I never accused you of saying _all_ users of Apple products are brainwashed.
Misrepresenting my comment isn't a very effective strategy when my comment is
right there for everyone to read. And you very specifically used the term
"brainwashee" in the context of Apple users, so yes you did in fact accuse
_some_ users of Apple products of being brainwashed.

> _I didn 't make the argument you thought I did_

You said the Apple customer base has "a lot of True Believers" and having
people you think are "brainwash[ed]". That's not a description I'd expect to
see anyone use for any company other than Apple (even if you personally think
there are customers of other companies that exhibit the same traits, you
almost certainly wouldn't think to apply those specific labels). Which is why
I asked my question. Why do you think those labels are appropriate, and what
portion of Apple's customer base do you think they apply to? If you think that
this description is only appropriate for a very small number of people, why
even bring it up?
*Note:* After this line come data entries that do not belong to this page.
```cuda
template <class Geom, class In, bool PLANES, bool FLAG, bool HI = false>
__global__ void __launch_bounds__(256)
pack_inputs_kernel(Geom geo, In in, uint4* __restrict__ out, int* __restrict__ exact_flag) {
  const int pix = blockIdx.x * 256 + threadIdx.x;
  const int hw = geo.slot_hw();
  bool exact = true;
  if (pix < hw) {
    const SlotPixel p = geo.at(blockIdx.y, pix);
    float v[16];
#pragma unroll
    for (int j = 0; j < 12; j++) v[j] = 0.f;
    if (p.valid) exact = pack_slot_pixel(in, p, v);
    if constexpr (PLANES) store_packed<HI>(out + (size_t)blockIdx.y * 4 * hw + pix, hw, v);
  }
  if constexpr (FLAG)
    if (!__syncthreads_and(exact) && threadIdx.x == 0) atomicExch(exact_flag, 0);
}

template <bool PLANES, bool FLAG, class Geom, class In>
static int launch_pack(wn_handle* h, const Geom& geo, const In& in, int count, uint4* act0, int* flag, bool reset,
                       cudaStream_t stream, bool hi = false) {
  TimedScope ts(h, kSlotPack, stream);
  if (reset) WN_CUDA(cudaMemsetAsync(flag, 1, sizeof(int), stream));
  const dim3 grid((unsigned)(((size_t)geo.slot_hw() + 255) / 256), count);
  if (PLANES && hi)
    pack_inputs_kernel<Geom, In, PLANES, FLAG, true><<<grid, 256, 0, stream>>>(geo, in, act0, flag);
  else
    pack_inputs_kernel<Geom, In, PLANES, FLAG><<<grid, 256, 0, stream>>>(geo, in, act0, flag);
  WN_LAUNCH_CHECK(h);
  return WN_OK;
}
int pack_inputs(wn_handle* h, const GridGeom& geo, const PackInArgs& in, int count, uint4* act0, int* flag,
                cudaStream_t stream, bool hi) {
  if (!act0) return launch_pack<false, true>(h, geo, in, count, nullptr, flag, true, stream);
  if (flag) return launch_pack<true, true>(h, geo, in, count, act0, flag, true, stream, hi);
  return launch_pack<true, false>(h, geo, in, count, act0, nullptr, false, stream, hi);
}
int pack_inputs(wn_handle* h, const TableGeom& geo, const PackInArgs* imgs, int count, uint4* act0, int* flag,
                cudaStream_t stream, bool hi) {
  if (!act0) return launch_pack<false, true>(h, geo, imgs, count, nullptr, flag, false, stream);
  return launch_pack<true, false>(h, geo, imgs, count, act0, nullptr, false, stream, hi);
}

__global__ void __launch_bounds__(256) store_kept_kernel(const float* __restrict__ src, int cs, int c0, int c,
                                                         float* __restrict__ dst, GridGeom geo) {
  const int pix = blockIdx.x * 256 + threadIdx.x;
  const int hw = geo.slot_hw();
  if (pix >= hw) return;
  const SlotPixel p = geo.at(blockIdx.y, pix);
  if (!p.kept) return;
  const float* s = src + ((size_t)blockIdx.y * cs + c0) * hw + pix;
  float* d = dst + (size_t)p.img * c * p.ihw + p.o;
  for (int k = 0; k < c; k++) d[k * p.ihw] = s[(size_t)k * hw];
}

enum UmmaLayer {
  kL1 = 0,
  kC2, kC3, kC4, kC5, kC6, kC7,
  kC8,
  kR2,
  kR3,
  kRL1,
  kNumUmmaLayers
};
struct UmmaLayerSpec {
  int ks, cinpad, npad, epi, concat, nblk, tps, slot;
  bool f8;
  int mw, ng, wgs;
};
static constexpr UmmaLayerSpec kSpecs[kNumUmmaLayers] = {
    {7, 16, 224, kEpiAct, 0, 1, 1, 0, false, 1, 1, 2},
    {5, 128, 128, kEpiAct, 0, 1, 5, 1, true, 1, 1, 2},
    {3, 128, 128, kEpiAct, 0, 1, 3, 2, true, 1, 1, 3},
    {1, 128, 64, kEpiAct, 1, 1, 1, 3, false, 1, 1, 3},
    {7, 64, 64, kEpiAct, 1, 1, 7, 4, true, 2, 1, 2},
    {5, 64, 64, kEpiAct, 1, 1, 5, 5, true, 2, 1, 2},
    {3, 64, 64, kEpiAct, 1, 1, 9, 6, true, 2, 1, 2},
    {3, 64, 16, kEpiSigmoid, 1, 1, 9, 7, false, 1, 1, 3},
    {5, 96, 32, kEpiAct, 1, 3, 5, 9, true, 1, 1, 3},
    {3, 96, 16, kEpiGate, 1, 1, 9, 10, false, 1, 1, 3},
    {7, 16, 96, kEpiAct, 0, 1, 1, 8, false, 1, 1, 3}};
#ifdef WN_UMMA_WGS2
static constexpr int layer_wgs(int) { return 2; }
#else
static constexpr int layer_wgs(int li) { return kSpecs[li].wgs; }
#endif

static_assert(kSpecs[kC2].f8 == kSpecs[kR2].f8, "L1 writes one format for both of its consumers");
static constexpr bool writes_f8(int li) { return li < kR3 && li != kC8 && kSpecs[li + 1].f8; }

static __global__ void __launch_bounds__(256)
mirror_u8_kernel(const uint8_t* __restrict__ src, PeerOut peers, size_t bytes, const int* __restrict__ run_if) {
  if (run_if && *run_if == 0) return;
  const size_t stride = (size_t)gridDim.x * blockDim.x, i0 = (size_t)blockIdx.x * blockDim.x + threadIdx.x;
#pragma unroll
  for (int k = 0; k < WN_MAX_PEERS; k++) {
    if (k >= peers.n) continue;
    uint8_t* dst = peers.p[k];
    const size_t vecs = (((reinterpret_cast<uintptr_t>(src) | reinterpret_cast<uintptr_t>(dst)) & 15) == 0) ? bytes / 16 : 0;
    for (size_t i = i0; i < vecs; i += stride) reinterpret_cast<uint4*>(dst)[i] = reinterpret_cast<const uint4*>(src)[i];
    for (size_t i = vecs * 16 + i0; i < bytes; i += stride) dst[i] = src[i];
  }
}
int mirror_u8(wn_handle* h, const uint8_t* src, const PeerOut& peers, size_t bytes, const int* run_if, cudaStream_t stream) {
  if (peers.n <= 0 || bytes == 0) return WN_OK;
  mirror_u8_kernel<<<4 * h->sm_count, 256, 0, stream>>>(src, peers, bytes, run_if);
  WN_LAUNCH_CHECK(h);
  return WN_OK;
}

struct UmmaWeights {
  uint8_t* stages8[kNumUmmaLayers];
  float* scale8[kNumUmmaLayers];
  int* overflow_dev;
  int* overflow_host;
  uint8_t* stages[kNumUmmaLayers];
  float* bias[kNumUmmaLayers];
  float* dense;
};

static size_t stage_bytes_total(const UmmaLayerSpec& s) { return (size_t)(s.cinpad / 16) * s.ks * s.ks * s.npad * 64; }

int umma_pack_weights(wn_handle* h, const float* const* params, cudaStream_t stream) {
  if (!h->umma) h->umma = (UmmaWeights*)calloc(1, sizeof(UmmaWeights));
  for (int i = 0; i < kNumUmmaLayers; i++) {
    if (!h->umma->stages[i]) WN_CUDA(cudaMalloc(&h->umma->stages[i], stage_bytes_total(kSpecs[i])));
    if (!h->umma->bias[i]) WN_CUDA(cudaMalloc(&h->umma->bias[i], kSpecs[i].npad * kSpecs[i].nblk * sizeof(float)));
    if (kSpecs[i].f8) {
      if (!h->umma->stages8[i]) WN_CUDA(cudaMalloc(&h->umma->stages8[i], stage_bytes_total(kSpecs[i])));
      if (!h->umma->scale8[i]) WN_CUDA(cudaMalloc(&h->umma->scale8[i], 4 * sizeof(float)));
    }
  }
  if (!h->umma->dense) WN_CUDA(cudaMalloc(&h->umma->dense, (size_t)224 * 128 * 49 * sizeof(float)));
  if (!h->umma->overflow_dev) WN_CUDA(cudaMalloc(&h->umma->overflow_dev, sizeof(int)));
  if (!h->umma->overflow_host) WN_CUDA(cudaHostAlloc(&h->umma->overflow_host, sizeof(int), cudaHostAllocDefault));
  UmmaWeights* u = h->umma;
  *u->overflow_host = 0;
  WN_CUDA(cudaMemsetAsync(u->overflow_dev, 0, sizeof(int), stream));
  auto W = [&](int conv) { return params[2 * conv]; };
  auto B = [&](int conv) { return params[2 * conv + 1]; };
  for (int li = 0; li < kNumUmmaLayers; li++) {
    const UmmaLayerSpec& s = kSpecs[li];
    const int kk = s.ks * s.ks;
    const int rows = s.npad * s.nblk;
    WN_CUDA(cudaMemsetAsync(u->dense, 0, (size_t)rows * s.cinpad * kk * sizeof(float), stream));
    WN_CUDA(cudaMemsetAsync(u->bias[li], 0, rows * sizeof(float), stream));
    auto scatter = [&](int conv, int co, int ci, int row_off, int split, int base0, int base1) -> int {
      scatter_weights_kernel<<<128, 256, 0, stream>>>(W(conv), u->dense, co, ci, kk, s.cinpad, row_off, split,
                                                      base0, base1, li == kL1 || li == kRL1 ? 255.0f : 1.0f);
      WN_LAUNCH_CHECK(h);
      scatter_bias_kernel<<<1, 256, 0, stream>>>(B(conv), u->bias[li], co, row_off);
      WN_LAUNCH_CHECK(h);
      return WN_OK;
    };
    int rc = WN_OK;
    if (li == kL1) {
      rc = scatter(0, 128, 12, 0, 12, 0, 0);
      for (int r = 0; r < 3 && !rc; r++)
        rc = scatter(8 + 3 * r, 32, 6, 128 + 32 * r, 3, 0, 3 * (r + 1));
    } else if (li >= kC2 && li <= kC8) {
      const int conv = li;
      const LayerDesc& d = kCmg[conv];
      rc = scatter(conv, d.cout, d.cin, 0, d.cin, 0, 0);
    } else if (li == kR2) {
      for (int r = 0; r < 3 && !rc; r++) rc = scatter(8 + 3 * r + 1, 32, 32, 32 * r, 32, 32 * r, 0);
    } else if (li == kRL1) {
      for (int r = 0; r < 3 && !rc; r++) rc = scatter(8 + 3 * r, 32, 6, 32 * r, 3, 0, 3 * (r + 1));
    } else {
      for (int r = 0; r < 3 && !rc; r++) rc = scatter(8 + 3 * r + 2, 3, 32, 3 * r, 32, 32 * r, 0);
    }
    if (rc) return rc;
    const int gw = s.npad / s.ng;
    const size_t group_bytes = stage_bytes_total(s) / s.ng;
    for (int g = 0; g < s.ng; g++) {
      pack_stages_kernel<<<256, 256, 0, stream>>>(u->dense, (__nv_bfloat16*)(u->stages[li] + g * group_bytes), gw,
                                                  s.cinpad, kk, s.concat, s.nblk, g * gw);
      WN_LAUNCH_CHECK(h);
    }
    if (s.f8) {
      WN_CUDA(cudaMemsetAsync(u->scale8[li], 0, 4 * sizeof(float), stream));
      f8_absmax_kernel<<<64, 256, 0, stream>>>(u->dense, (size_t)rows * s.cinpad * kk, u->scale8[li]);
      WN_LAUNCH_CHECK(h);
      f8_scale_finish_kernel<<<1, 1, 0, stream>>>(u->scale8[li]);
      WN_LAUNCH_CHECK(h);
      for (int g = 0; g < s.ng; g++) {
        pack_stages_f8_kernel<<<256, 256, 0, stream>>>(u->dense, u->stages8[li] + g * group_bytes, u->scale8[li], gw,
                                                       s.cinpad, kk, s.nblk, g * gw);
        WN_LAUNCH_CHECK(h);
      }
    }
  }
  return WN_OK;
}

void umma_free(wn_handle* h) {
  if (!h->umma) return;
  for (int i = 0; i < kNumUmmaLayers; i++) {
    if (h->umma->stages[i]) cudaFree(h->umma->stages[i]);
    if (h->umma->bias[i]) cudaFree(h->umma->bias[i]);
    if (h->umma->stages8[i]) cudaFree(h->umma->stages8[i]);
    if (h->umma->scale8[i]) cudaFree(h->umma->scale8[i]);
  }
  if (h->umma->dense) cudaFree(h->umma->dense);
  if (h->umma->overflow_dev) cudaFree(h->umma->overflow_dev);
  if (h->umma->overflow_host) cudaFreeHost(h->umma->overflow_host);
  free(h->umma);
  h->umma = nullptr;
}

static constexpr size_t kUmmaBytesPerPixel = 64 + 512 + 512 + 384 + 384 + 12;

static constexpr long long kDefaultChunkPixels = 8ll << 20;
static int umma_chunk(long long cap, int n, int h, int w) {
  if (cap <= 0 || cap > kDefaultChunkPixels) cap = kDefaultChunkPixels;
  long long per = (long long)h * w;
  long long nb = cap / (per > 0 ? per : 1);
  if (nb < 1) nb = 1;
  return nb < n ? (int)nb : n;
}
int umma_chunk_images(const wn_handle* h, int n, int height, int width) {
  return umma_chunk(h ? h->chunk_pixels : 0, n, height, width);
}

size_t umma_forward_workspace_bytes(int n, int h, int w) {
  const size_t nb = (size_t)umma_chunk(0, n, h, w);
  return nb * h * w * kUmmaBytesPerPixel + nb * h * 64 + 4096;
}

// ... 579 lines not shown
```

### waternet_b200/csrc/umma_conv.cuh

```cuda
#pragma once

#include <cuda.h>
#include <cuda_bf16.h>

#include "common.cuh"
#include "wgmma_ops.cuh"

namespace wn {

__device__ __forceinline__ uint32_t smem_u32(const void* p) {
  return (uint32_t)__cvta_generic_to_shared(p);
}
__device__ __forceinline__ void mbar_init(uint64_t* bar, uint32_t count) {
  asm volatile("mbarrier.init.shared::cta.b64 [%0], %1;" ::"r"(smem_u32(bar)), "r"(count));
}
__device__ __forceinline__ void mbar_wait(uint64_t* bar, uint32_t parity) {
  for (uint32_t it = 0; it < (1u << 26); it++) {
    uint32_t done;
    asm volatile(
        "{\n\t.reg .pred p;\n\t"
        "mbarrier.try_wait.parity.shared::cta.b64 p, [%1], %2;\n\t"
        "selp.u32 %0, 1, 0, p;\n\t}"
        : "=r"(done)
        : "r"(smem_u32(bar)), "r"(parity)
        : "memory");
    if (done) return;
  }
  __trap();
}
__device__ __forceinline__ void mbar_arrive(uint64_t* bar) {
  asm volatile("mbarrier.arrive.shared::cta.b64 _, [%0];" ::"r"(smem_u32(bar)) : "memory");
}
__device__ __forceinline__ void mbar_expect_tx(uint64_t* bar, uint32_t bytes) {
  asm volatile("mbarrier.arrive.expect_tx.shared::cta.b64 _, [%0], %1;" ::"r"(smem_u32(bar)), "r"(bytes)
               : "memory");
}
__device__ __forceinline__ void tma_load_5d(void* dst, const CUtensorMap* tmap, uint64_t* bar, int c0,
                                            int c1, int c2, int c3, int c4) {
  asm volatile(
      "cp.async.bulk.tensor.5d.shared::cluster.global.mbarrier::complete_tx::bytes [%0], [%1, {%3, %4, %5, %6, %7}], [%2];"
      ::"r"(smem_u32(dst)), "l"(tmap), "r"(smem_u32(bar)), "r"(c0), "r"(c1), "r"(c2), "r"(c3), "r"(c4)
      : "memory");
}
__device__ __forceinline__ void bulk_load(void* dst, const void* src, uint32_t bytes, uint64_t* bar) {
  asm volatile(
      "cp.async.bulk.shared::cluster.global.mbarrier::complete_tx::bytes [%0], [%1], %2, [%3];" ::"r"(
          smem_u32(dst)),
      "l"(src), "r"(bytes), "r"(smem_u32(bar))
      : "memory");
}
__device__ __forceinline__ uint64_t make_desc(uint32_t addr, uint32_t lbo, uint32_t sbo) {
  return (uint64_t)((addr >> 4) & 0x3fff) | ((uint64_t)((lbo >> 4) & 0x3fff) << 16) |
         ((uint64_t)((sbo >> 4) & 0x3fff) << 32);
}
__device__ __forceinline__ void wg_fence() { asm volatile("wgmma.fence.sync.aligned;" ::: "memory"); }
__device__ __forceinline__ void wg_commit() { asm volatile("wgmma.commit_group.sync.aligned;" ::: "memory"); }
template <int PENDING>
__device__ __forceinline__ void wg_wait() { asm volatile("wgmma.wait_group.sync.aligned %0;" ::"n"(PENDING) : "memory"); }
__device__ __forceinline__ void wg_bar(int id) { asm volatile("bar.sync %0, 128;" ::"r"(id) : "memory"); }
__device__ __forceinline__ uint32_t pack_e4m3x4(float f0, float f1, float f2, float f3) {
  uint16_t lo, hi;
  asm("cvt.rn.satfinite.e4m3x2.f32 %0, %1, %2;" : "=h"(lo) : "f"(f1), "f"(f0));
  asm("cvt.rn.satfinite.e4m3x2.f32 %0, %1, %2;" : "=h"(hi) : "f"(f3), "f"(f2));
  return (uint32_t)lo | ((uint32_t)hi << 16);
}
__device__ __forceinline__ uint16_t pack_e4m3x2(float f0, float f1) {
  uint16_t v;
  asm("cvt.rn.satfinite.e4m3x2.f32 %0, %1, %2;" : "=h"(v) : "f"(f1), "f"(f0));
  return v;
}

enum Epilogue { kEpiAct = 0, kEpiSigmoid = 1, kEpiGate = 2, kEpiDgrad = 3 };

constexpr int kStageLd = 36;

constexpr int kFmtIn8 = 1, kFmtOut8 = 2, kFmtHi = 4;
constexpr int kWgs3ProducerRegs = 24, kWgs3ConsumerRegs = 160;
template <int KS, int CIN_PAD, int NPAD, int CONCAT = 0, int NBLK = 1, int TPS = 1, int FMT = 0, int MW = 1,
          int NG = 1, int WGS = 2>
struct UmmaCfg {
  static constexpr bool F8IN = (FMT & kFmtIn8) != 0;
  static constexpr bool HI = (FMT & kFmtHi) != 0;
  static constexpr bool DUAL = CONCAT != 0 && !HI;
  static constexpr int TILE_W = 8 * MW, TILE_H = 8 * WGS;
  static constexpr int CONSUMER_WARPS = 4 * WGS;
  static constexpr int WARP_A = CONSUMER_WARPS, WARP_B = CONSUMER_WARPS + 1;
  static constexpr int THREADS = WGS == 2 ? 320 : 512;
  static constexpr int HALO_W = TILE_W + KS - 1, HALO_H = TILE_H + KS - 1;
  static constexpr int NCHUNK = CIN_PAD / 16;
  static constexpr int PLANE_BYTES = HALO_W * HALO_H * 16;
  static constexpr int A_STAGE = (4 * PLANE_BYTES + 1023) / 1024 * 1024;
  static constexpr int B_TAP = NPAD * 64;
  static constexpr int B_STAGE = TPS * B_TAP;
  static_assert((KS * KS) % TPS == 0, "taps per weight stage must divide the filter");
  static constexpr int NSTAGE_PER_CHUNK = KS * KS / TPS;
  static constexpr int STAGING = WGS * 64 * kStageLd * 4;
  static constexpr int BIAS_BYTES = NG * NBLK * NPAD * 4;
  static constexpr int TAIL = 512 + (BIAS_BYTES > 1536 ? BIAS_BYTES : 1536);
  static constexpr int BUDGET = 227 * 1024 - 1024 - TAIL - STAGING;
  static constexpr int NA_WANT = NCHUNK == 1 ? 2 : KS == 1 ? 6 : 3;
  static constexpr int NB_FIT = (BUDGET - NA_WANT * A_STAGE) / B_STAGE;
  static constexpr int NB = NB_FIT > 8 ? 8 : NB_FIT < 2 ? 2 : NB_FIT;
  static constexpr int NA_FIT = (BUDGET - NB * B_STAGE) / A_STAGE;
  static constexpr int NA = NA_FIT > NA_WANT ? NA_WANT : NA_FIT;
  static_assert(!F8IN || !CONCAT, "fp8 corrections: the [hi | second part] weight layout");
  static_assert(!HI || FMT == kFmtHi, "single-pass bf16 reads and writes bf16 planes only");
  static constexpr int CPB = NCHUNK / NBLK;
  static constexpr int BLK_COLS = DUAL ? 2 * NPAD : NPAD;
  static constexpr int COLS = NBLK * BLK_COLS;
  static constexpr int ACC = COLS / 2;
  static constexpr int ACC8 = F8IN ? ACC : 1;
  static constexpr int SMEM_BYTES = NA * A_STAGE + NB * B_STAGE + STAGING + TAIL + 1024;
  static_assert(NA >= 1, "halo tile does not fit in shared memory");
  static_assert(NCHUNK % NBLK == 0, "chunks must split evenly over the diagonal blocks");
  static_assert(NPAD % 16 == 0 && (DUAL ? 2 : 1) * NPAD <= 256, "invalid wgmma N");
  static_assert(MW == 1 || MW == 2, "one or two m64 blocks per warpgroup");
  static_assert(WGS == 2 || (WGS == 3 && MW == 1), "two consumer warpgroups, or three of one m64 block each");
  static_assert(NG == 1 || NBLK == 1, "column groups of a block-diagonal layer");
  static_assert(MW * (ACC + (F8IN ? ACC8 : 0)) <= 128, "accumulators do not fit in registers");
  static constexpr size_t GROUP_BYTES = (size_t)NCHUNK * NSTAGE_PER_CHUNK * B_STAGE;
};
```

If you think it applies to a large number of people, what
justification do you have for describing Apple's user base as if it were a
cult and do you really think that this does anything other than make anyone
reading your comment dismiss it out of hand (which is the same general
reaction to a comment including the word "fanboy").

> _I don 't really need any straw men._

Do you actually know what a straw man argument is, or are you just using the
term to try and shut down conversation?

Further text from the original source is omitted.